Nella quiete, otto spari. Per Barbara e Antonio nulla da fare: quei sussurri dolci sono stati spenti per sempre.
Ma chi era Barbara Locci e come era connesso questo caso con la leggenda nera del Mostro di Firenze?
La chiamavano Ape Regina, per via dei tanti amanti che le gravitavano attorno, e in tanti quando accadde la tragedia non storsero il naso più di tanto, ma Barbara Locci altro non era che una donna carismatica e sensuale in un’epoca dove tutte queste qualità erano viste negativamente a prescindere. Mamma, moglie e amante: tante facce ma nessuna che la rispecchiasse per davvero, che mostrasse quello che Barbara era… una donna libera, sposata a un uomo fragile, che voleva vivere la sua sessualità appieno. Senza freni. In un contesto, quello in cui viveva, dove si parlava troppo, dove si giudicava; eppure lei di quei giudizi non si curava più di tanto. E quello che le accadde la notte tra il 21 e il 22 agosto del 1968 rimase nei ricordi e nei fascicoli degli inquirenti, che solo dopo anni videro una connessione importante.
Ma facciamo un passo indietro.
Barbara Locci nasce nel 1936 in provincia di Cagliari, poi con genitori e fratelli si trasferisce in Toscana. A Scandicci conosce Stefano Mele, un manovale (anch’esso sardo e trasferito lì successivamente) di vent’anni quasi più vecchio di lei. Non si capisce se il matrimonio sia deciso dalle famiglie o da loro, sta di fatto che nel 59 i due convolano a nozze… nozze che non sono felici e serene sin da subito. Nel 61, nasce Natalino (il cui DNA dimostrerà poi, molti anni dopo, la paternità di un altro uomo, non Mele).
Barbara e Stefano, uomo di indole fragile e ossessiva, ospitano a casa loro i fratelli Vinci, Giovanni, Salvatore e Francesco, e con tutti e tre pare che la donna intessa delle relazioni extraconiugali. Ma non solo: Barbara, donna estremamente sensuale, ha anche altri amanti (soprattutto, questo non va a genio a Francesco, che per lei ha una ossessione tutta particolare).
Non se ne cura, lei, così come non si cura delle voci di paese: il posto dove vive, in via XXIV Maggio a Lastra di Signa, è chiuso e in tanti la guardano da dietro le tende. Gli uomini la desiderano, le donne la odiano. È bella e attorno a sé c’è sempre qualcuno pronto a prenderla a braccetto.
Quando una calibro 22 spara all’interno della Giulietta bianca dove era con Lo Bianco, uccidendo entrambi, va da sé che i sospetti si concentrino sul marito, che peraltro aveva sempre mostrato accettazione verso la vita della moglie.

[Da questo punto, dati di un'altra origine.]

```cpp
struct SceneFront {
    const int32_t* d_coords4; long long n; const float* d_points; float res;
    int stem_k, mask_groups; long long masked_min_rows; int max_channels;
    float* h_minmax;
    cv_scene_plan_layout lay;
    void* mm_ws; int32_t* ibuf; unsigned long long* kbuf; char* sort_ws; char* lev_ws;
    cv_scene_maps off;
    long long rows[5];
    float mn[3]; int dims[3]; size_t cells;
    const int32_t* maps[CV_NET_MAP_SLOTS]; const int32_t* perms[CV_NET_PERM_SLOTS];
    size_t conv_ws_b;

    template <class D> explicit SceneFront(const D* d)
        : d_coords4(d->d_coords4), n(d->n), d_points(d->d_points), res(d->res), stem_k(d->stem_k), mask_groups(d->mask_groups),
          masked_min_rows(d->masked_min_rows), max_channels(d->max_channels), h_minmax(static_cast<float*>(d->h_pinned)) {}

    bool carve(Carver& cv) {
        mm_ws = cv.take<char>(cv_hv_minmax_workspace_bytes());
        cv_sp_scene_plan_layout(n, stem_k, mask_groups, masked_min_rows, &lay);
        ibuf = cv.take<int32_t>((size_t)lay.int_words);
        kbuf = cv.take<unsigned long long>((size_t)lay.key_words);
        sort_ws = cv.take<char>(lay.sort_ws_bytes);
        lev_ws = cv.take<char>(lay.levels_ws_bytes);
        return mm_ws && ibuf && kbuf && sort_ws && lev_ws;
    }

    template <class R> int run(int32_t* d_zero_word, R* r, StageClock& clock, void* stream) {
        int rc = cv_hv_minmax_async_ex(d_points, n, h_minmax, mm_ws, cv_hv_minmax_workspace_bytes(), d_zero_word,
                                       reinterpret_cast<int32_t*>(sort_ws), stream);
        if (rc != CV_OK) return rc;
        int32_t *c_coords[5], *c_vals[5];
        unsigned long long* c_keys[5];
        for (int i = 0; i < 5; ++i) {
            c_coords[i] = ibuf + lay.coords[i];
            c_keys[i] = kbuf + (size_t)lay.cap * i;
            c_vals[i] = ibuf + lay.vals[i];
        }
        int32_t counts_h[8] = {0};
        rc = cv_sp_scene_plan_ex(d_coords4, n, ibuf + lay.perm, ibuf + lay.inv, c_coords, c_keys, c_vals, lay.cap, ibuf + lay.counts,
                                 counts_h, stem_k, mask_groups, masked_min_rows, ibuf + lay.arena, (size_t)(lay.int_words - lay.arena),
                                 &off, sort_ws, lay.sort_ws_bytes, lev_ws, lay.levels_ws_bytes,
                                  true, stream,  true);
        if (rc != CV_OK) return rc;
        r->duplicates = counts_h[5];
        r->out_of_window = counts_h[6];
        CV_REQUIRE(counts_h[5] == 0 && counts_h[6] == 0, CV_EINVAL,
                   "duplicate coordinates (%d) or coordinates outside the 16-bit key window (%d)", counts_h[5], counts_h[6]);
        clock.lap(0);
        for (int i = 0; i < 5; ++i) { rows[i] = counts_h[i]; r->level_rows[i] = counts_h[i]; }
        float mx[3];
        for (int k = 0; k < 3; ++k) { mn[k] = h_minmax[k]; mx[k] = h_minmax[3 + k]; r->corner[k] = mn[k]; }
        rc = cv_hv_grid_dims_f32(mn, mx, res, dims);
        if (rc != CV_OK) return rc;
        for (int k = 0; k < 3; ++k) r->dims[k] = dims[k];
        cells = (size_t)dims[0] * dims[1] * dims[2];
        int masked[5];
        for (int i = 0; i < 5; ++i) masked[i] = off.mask_perm[i] >= 0;
        conv_ws_b = cv_sp_scene_conv_workspace_bytes(rows, masked, mask_groups, max_channels);
        return cv_sp_scene_plan_slots(&lay, &off, rows, masked_min_rows, ibuf, maps, perms);
    }
};

template <class R> int fixed_part_too_small(R* r, size_t fixed_end) {
    r->needed_ws_bytes = fixed_end * 2 + ((size_t)256 << 20);
    cv_set_error("scene workspace too small (needs at least %zu bytes)", r->needed_ws_bytes);
    return CV_ENOMEM;
}

}

extern "C" {

int cv_detect_scene_f32(const cv_scene_desc* d, cv_scene_result* r, void* stream) {
    CV_REQUIRE(d && r, CV_EINVAL, "null scene descriptor / result");
    CV_REQUIRE(d->d_coords4 && d->d_feats && d->d_points && d->n > 0 && d->ops && d->bufs && d->n_ops > 0 && d->n_bufs > 0,
               CV_EINVAL, "bad scene descriptor");
    CV_REQUIRE(d->d_out_feats && d->out_ld >= d->out_channels && d->out_channels > 0, CV_EINVAL, "bad network output buffer");
    CV_REQUIRE(d->h_pinned && d->pinned_bytes >= 256 && d->d_ws, CV_EINVAL, "pinned scratch (>= 256 bytes) and a device workspace are required");
    CV_REQUIRE(d->h_boxes && d->h_scores && d->h_classes && d->h_cand_idx && d->h_verdict && d->h_pick && d->max_candidates > 0,
               CV_EINVAL, "null result arrays");
    hipStream_t st = static_cast<hipStream_t>(stream);
    const long long n = d->n;
    std::memset(r, 0, sizeof(*r));
    CV_REQUIRE(d->conv_split_target >= 0 && d->vote_part_records >= 0, CV_EINVAL, "negative launch sizing");
    SceneCount in_flight(d->adaptive_split != 0, d->conv_split_target, d->vote_part_records);
    r->scenes_in_flight = in_flight.before + 1;
    Carver cv(d->d_ws, d->ws_bytes);
    StageClock clock{d->events, st, r->host_us};
    CV_HIP_CHECK(clock.mark(0));

    SceneFront f(d);
    int32_t* h_flag = reinterpret_cast<int32_t*>(static_cast<char*>(d->h_pinned) + 64);
    const bool plan_fits = f.carve(cv);
    float* xyz = cv.take<float>((size_t)n * 3);
    float* scale = cv.take<float>((size_t)n * 3);
    float* prob = cv.take<float>((size_t)n);
    int32_t* cls = cv.take<int32_t>((size_t)n);
    int32_t* d_flag = cv.take<int32_t>(64);
    if (!plan_fits || !xyz || !scale || !prob || !cls || !d_flag) return fixed_part_too_small(r, cv.off);
    int rc = f.run(d_flag, r, clock, stream);
    if (rc != CV_OK) return rc;
    const size_t cells = f.cells;

    const size_t arena_b = cv_net_arena_bytes(d->bufs, d->n_bufs, f.rows, 5);
    const size_t vote_ws_b = cv_hv_forward_workspace_bytes(n, d->num_rots, f.dims, d->vote_algo);
    const size_t dec_ws_b = cv_decode_workspace_bytes(f.dims, n, d->max_candidates);
    char* arena = cv.take<char>(arena_b);
    char* conv_ws = cv.take<char>(f.conv_ws_b);
    char* vote_ws = cv.take<char>(std::max<size_t>(vote_ws_b, 256));
    char* dec_ws = cv.take<char>(dec_ws_b);
    float* grids = d->d_grids ? d->d_grids : cv.take<float>(6 * cells);
    r->needed_ws_bytes = cv.off + 4096;
    r->needed_grid_floats = 6 * cells;
    CV_REQUIRE(arena && conv_ws && vote_ws && dec_ws && grids, CV_ENOMEM, "scene workspace too small (needs %zu bytes)", r->needed_ws_bytes);
    CV_REQUIRE(!d->d_grids || d->grid_capacity_floats >= 6 * cells, CV_ENOMEM, "grid buffer too small (needs %zu floats)", 6 * cells);
    float* g_obj = grids;
    float* g_rot = grids + cells;
    float* g_scale = grids + 3 * cells;
    r->d_grid_obj = g_obj; r->d_grid_rot = g_rot; r->d_grid_scale = g_scale;

    const void* ext_ptr[2] = {d->d_feats, d->d_out_feats};
    const int ext_ld[2] = {d->feats_ld, d->out_ld};
    rc = cv_net_run_f32(d->ops, d->n_ops, d->bufs, d->n_bufs, f.rows, 5, arena, arena_b, ext_ptr, ext_ld, f.maps, CV_NET_MAP_SLOTS,
                        f.perms, CV_NET_PERM_SLOTS, conv_ws, f.conv_ws_b, d->use_range_flag ? d_flag : nullptr, stream);
    if (rc != CV_OK) return rc;
    clock.lap(1);
    CV_HIP_CHECK(clock.mark(1));
    rc = cv_head_joint_f32(d->d_out_feats, n, d->out_ld, d->nclasses, d->log_scale, xyz, scale, prob, cls, stream);
    if (rc != CV_OK) return rc;
    if (d->use_range_flag) CV_HIP_CHECK(hipMemcpyAsync(h_flag, d_flag, sizeof(int32_t), hipMemcpyDeviceToHost, st));
    r->d_xyz = xyz; r->d_scale = scale; r->d_prob = prob; r->d_class = cls;
    CV_HIP_CHECK(clock.mark(2));

    const float* v_xyz = d->d_xyz_in ? d->d_xyz_in : xyz;
    const float* v_scale = d->d_scale_in ? d->d_scale_in : scale;
    const float* v_prob = d->d_prob_in ? d->d_prob_in : prob;
    const int32_t* v_cls = d->d_class_in ? d->d_class_in : cls;
    rc = cv_hv_forward_f32(d->d_points, v_xyz, v_scale, v_prob, n, d->res, d->num_rots, f.mn, f.dims, g_obj, g_rot, g_scale, vote_ws,
                           std::max<size_t>(vote_ws_b, 256), d->vote_algo, stream);
    if (rc != CV_OK) return rc;
    CV_HIP_CHECK(clock.mark(3));
    clock.lap(2);
    cv_decode_params prm = d->decode;
    prm.max_iters = d->max_candidates;
    int n_cand = 0, n_boxes = 0, truncated = 0;
    rc = cv_decode_f32_ev(g_obj, g_rot, g_scale, f.dims, f.mn, d->res, d->d_points, v_xyz, v_prob, v_cls, n, &prm, 0, dec_ws, dec_ws_b, &n_cand,
                          d->h_cand_idx, d->h_verdict, &n_boxes, d->h_boxes, d->h_scores, d->h_classes, &truncated, stream, d->events[4]);
    if (rc != CV_OK) return rc;
    r->n_cand = n_cand;
    r->n_boxes = n_boxes;
    r->truncated = truncated;
    r->range_flag = d->use_range_flag ? *h_flag : 0;

    int n_det = 0;
    std::vector<float> bc, sc;
    std::vector<int32_t> idx, pick;
    for (int c = 0; c < d->nclasses; ++c) {
        bc.clear(); sc.clear(); idx.clear();
        for (int i = 0; i < n_boxes; ++i)
            if (d->h_classes[i] == c) {
                bc.insert(bc.end(), d->h_boxes + (size_t)i * 24, d->h_boxes + (size_t)i * 24 + 24);
                sc.push_back(d->h_scores[i]);
                idx.push_back(i);
            }
        if (idx.empty()) continue;
        pick.assign(idx.size(), 0);
        const int k = cv_nms_obb(bc.data(), sc.data(), (int)idx.size(), d->nms_threshold, pick.data());
        if (k < 0) return k;
        for (int j = 0; j < k; ++j) d->h_pick[n_det++] = idx[(size_t)pick[j]];
    }
    r->n_det = n_det;
    clock.lap(3);
    return CV_OK;
}

int cv_detect_scene_separate_f32(const cv_scene_separate_desc* d, cv_scene_separate_result* r, void* stream) {
    CV_REQUIRE(d && r, CV_EINVAL, "null scene descriptor / result");
    std::memset(r, 0, sizeof(*r));
    const int K = d->num_models;
    CV_REQUIRE(K >= 1 && K <= CV_MAX_CATEGORIES, CV_EINVAL, "num_models out of range (%d, 1..%d)", K, CV_MAX_CATEGORIES);
    CV_REQUIRE(d->d_coords4 && d->d_feats && d->d_points && d->n > 0 && d->ops && d->n_ops && d->bufs && d->n_bufs && d->d_out_feats,
               CV_EINVAL, "bad scene descriptor");
    for (int k = 0; k < K; ++k)
        CV_REQUIRE(d->ops[k] && d->bufs[k] && d->n_ops[k] > 0 && d->n_bufs[k] > 0 && d->d_out_feats[k], CV_EINVAL,
                   "bad program or output buffer of model %d", k);
    CV_REQUIRE(d->out_ld >= d->out_channels && d->out_channels >= 8, CV_EINVAL, "bad network output buffer");
    CV_REQUIRE(d->h_pinned && d->pinned_bytes >= 64 + 64 * (size_t)K && d->d_ws, CV_EINVAL,
               "pinned scratch (>= 64 + 64 K bytes) and a device workspace are required");
    CV_REQUIRE(d->h_boxes && d->h_scores && d->h_cand_idx && d->h_verdict && d->h_det_cat && d->h_det_box && d->max_candidates > 0,
               CV_EINVAL, "null result arrays");
    CV_REQUIRE(!!d->d_xyz_in == !!d->d_scale_in && !!d->d_xyz_in == !!d->d_prob_in, CV_EINVAL, "predictions: all three or none");
    CV_REQUIRE(d->conv_split_target >= 0 && d->vote_part_records >= 0, CV_EINVAL, "negative launch sizing");
    hipStream_t st = static_cast<hipStream_t>(stream);
    const long long n = d->n;
    SceneCount in_flight(false, d->conv_split_target, d->vote_part_records);
    Carver cv(d->d_ws, d->ws_bytes);
    StageClock clock{d->events, st, r->host_us};
    CV_HIP_CHECK(clock.mark(0));

    SceneFront f(d);
    int32_t* h_flags = reinterpret_cast<int32_t*>(static_cast<char*>(d->h_pinned) + 64);
    const bool plan_fits = f.carve(cv);
    float* xyz = cv.take<float>((size_t)K * n * 3);
    float* scale = cv.take<float>((size_t)K * n * 3);
    float* prob = cv.take<float>((size_t)K * n);
    int32_t* d_flags = cv.take<int32_t>(16 * (size_t)K);
    if (!plan_fits || !xyz || !scale || !prob || !d_flags) return fixed_part_too_small(r, cv.off);
    if (d->use_range_flag) CV_HIP_CHECK(hipMemsetAsync(d_flags, 0, sizeof(int32_t) * 16 * K, st));
    int rc = f.run(nullptr, r, clock, stream);
    if (rc != CV_OK) return rc;
    const size_t cells = f.cells;

    size_t arena_b = 0;
    for (int k = 0; k < K; ++k) arena_b = std::max(arena_b, cv_net_arena_bytes(d->bufs[k], d->n_bufs[k], f.rows, 5));
    const size_t vote_ws_b = cv_hv_forward_cat_workspace_bytes(n, d->num_rots, f.dims, d->vote_algo, K);
    const size_t dec_ws_b = cv_decode_cat_workspace_bytes(f.dims, n, d->max_candidates, K);
    char* arena = cv.take<char>(arena_b);
    char* conv_ws = cv.take<char>(f.conv_ws_b);
    char* vote_ws = cv.take<char>(std::max<size_t>(vote_ws_b, 256));
    char* dec_ws = cv.take<char>(dec_ws_b);
    float* grids = cv.take<float>(6 * cells * (size_t)K);
    r->needed_ws_bytes = cv.off + 4096;
    CV_REQUIRE(arena && conv_ws && vote_ws && dec_ws && grids, CV_ENOMEM, "scene workspace too small (needs %zu bytes)", r->needed_ws_bytes);
    float* g_obj = grids;
    float* g_rot = grids + cells * K;
    float* g_scale = grids + 3 * cells * K;
    r->d_grid_obj = g_obj; r->d_grid_rot = g_rot; r->d_grid_scale = g_scale;

    for (int k = 0; k < K; ++k) {
        const void* ext_ptr[2] = {d->d_feats, d->d_out_feats[k]};
        const int ext_ld[2] = {d->feats_ld, d->out_ld};
        rc = cv_net_run_f32(d->ops[k], d->n_ops[k], d->bufs[k], d->n_bufs[k], f.rows, 5, arena, arena_b, ext_ptr, ext_ld, f.maps,
                            CV_NET_MAP_SLOTS, f.perms, CV_NET_PERM_SLOTS, conv_ws, f.conv_ws_b,
                            d->use_range_flag ? d_flags + 16 * k : nullptr, stream);
        if (rc != CV_OK) return rc;
    }
    clock.lap(1);
    CV_HIP_CHECK(clock.mark(1));
    for (int k = 0; k < K; ++k) {
        rc = cv_head_separate_f32(d->d_out_feats[k], n, d->out_ld, d->log_scale, xyz + (size_t)k * n * 3, scale + (size_t)k * n * 3,
                                  prob + (size_t)k * n, stream);
        if (rc != CV_OK) return rc;
    }
    if (d->use_range_flag) CV_HIP_CHECK(hipMemcpyAsync(h_flags, d_flags, sizeof(int32_t) * 16 * K, hipMemcpyDeviceToHost, st));
    r->d_xyz = xyz; r->d_scale = scale; r->d_prob = prob;
    CV_HIP_CHECK(clock.mark(2));

    const float* v_xyz = d->d_xyz_in ? d->d_xyz_in : xyz;
    const float* v_scale = d->d_xyz_in ? d->d_scale_in : scale;
    const float* v_prob = d->d_xyz_in ? d->d_prob_in : prob;
    rc = cv_hv_forward_cat_f32(d->d_points, v_xyz, v_scale, v_prob, n, d->res, d->num_rots, f.mn, f.dims, K, g_obj, g_rot, g_scale, vote_ws,
                               std::max<size_t>(vote_ws_b, 256), d->vote_algo, stream);
    if (rc != CV_OK) return rc;
    CV_HIP_CHECK(clock.mark(3));
    clock.lap(2);
    cv_decode_params prm = d->decode;
    prm.max_iters = d->max_candidates;
    const int M = d->max_candidates;
    std::vector<int32_t> classes((size_t)K * M);
    rc = cv_decode_cat_f32_ev(g_obj, g_rot, g_scale, f.dims, f.mn, d->res, d->d_points, v_xyz, v_prob, nullptr, n, K, &prm, 0, dec_ws,
                              dec_ws_b, r->n_cand, d->h_cand_idx, d->h_verdict, r->n_boxes, d->h_boxes, d->h_scores, classes.data(),
                              r->truncated, stream, d->events[4]);
    if (rc != CV_OK) return rc;
    if (d->use_range_flag)
        for (int k = 0; k < K; ++k) r->range_flag |= h_flags[16 * k] ? (1 << k) : 0;

    int n_det = 0;
    std::vector<int32_t> pick((size_t)M);
    for (int k = 0; k < K; ++k) {
        const int nb = r->n_boxes[k];
        if (nb == 0) continue;
        const int kept = cv_nms_obb(d->h_boxes + (size_t)k * M * 24, d->h_scores + (size_t)k * M, nb, d->nms_threshold, pick.data());
        if (kept < 0) return kept;
        for (int j = 0; j < kept; ++j) { d->h_det_cat[n_det] = k; d->h_det_box[n_det] = pick[(size_t)j]; ++n_det; }
    }
    r->n_det = n_det;
    clock.lap(3);
    return CV_OK;
}

}
```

Del resto, Mele confessa, seppur in maniera lacunosa e confusa. Per prima cosa, non aveva un mezzo di locomozione, poi non sembra nemmeno così abile a sparare. La pistola? Non si trova.
Comunque, viene condannato a 13 anni di galera, che sconta, e a ulteriori due per calunnia verso i fratelli Vinci. Sì, perché a un certo punto, quando la stessa tipologia d’arma (una Beretta calibro 22 con proiettili Winchester serie H) del delitto (pistola mai ritrovata) viene associata ai crimini del Mostro di Firenze, ritratta tutto. La colpa, dice, è di Francesco Vinci, è lui che mi ha portato lì e ha sparato. Fatto, questo, mai verificato. Che poi, alla fine, chiede persino perdono a Vinci – ma tant’è.
Mele trascorre l’ultima parte della sua vita in una struttura per ex detenuti a Ronco D’Adige. A partire dal 1982, anno in cui viene fatto il collegamento con la pistola sopranominato, verrà sentito spesso dagli inquirenti ma il suo apporto non porterà mai a nulla di decisivo. Morirà nel 1995, senza aver dato contributi concreti: questa vicenda, quella della Locci e di Lo Bianco, risulterà sempre connessa ai crimini sanguinosi del Mostro… ma senza risoluzione. Con un’ombra di tenebra ad avvolgerla.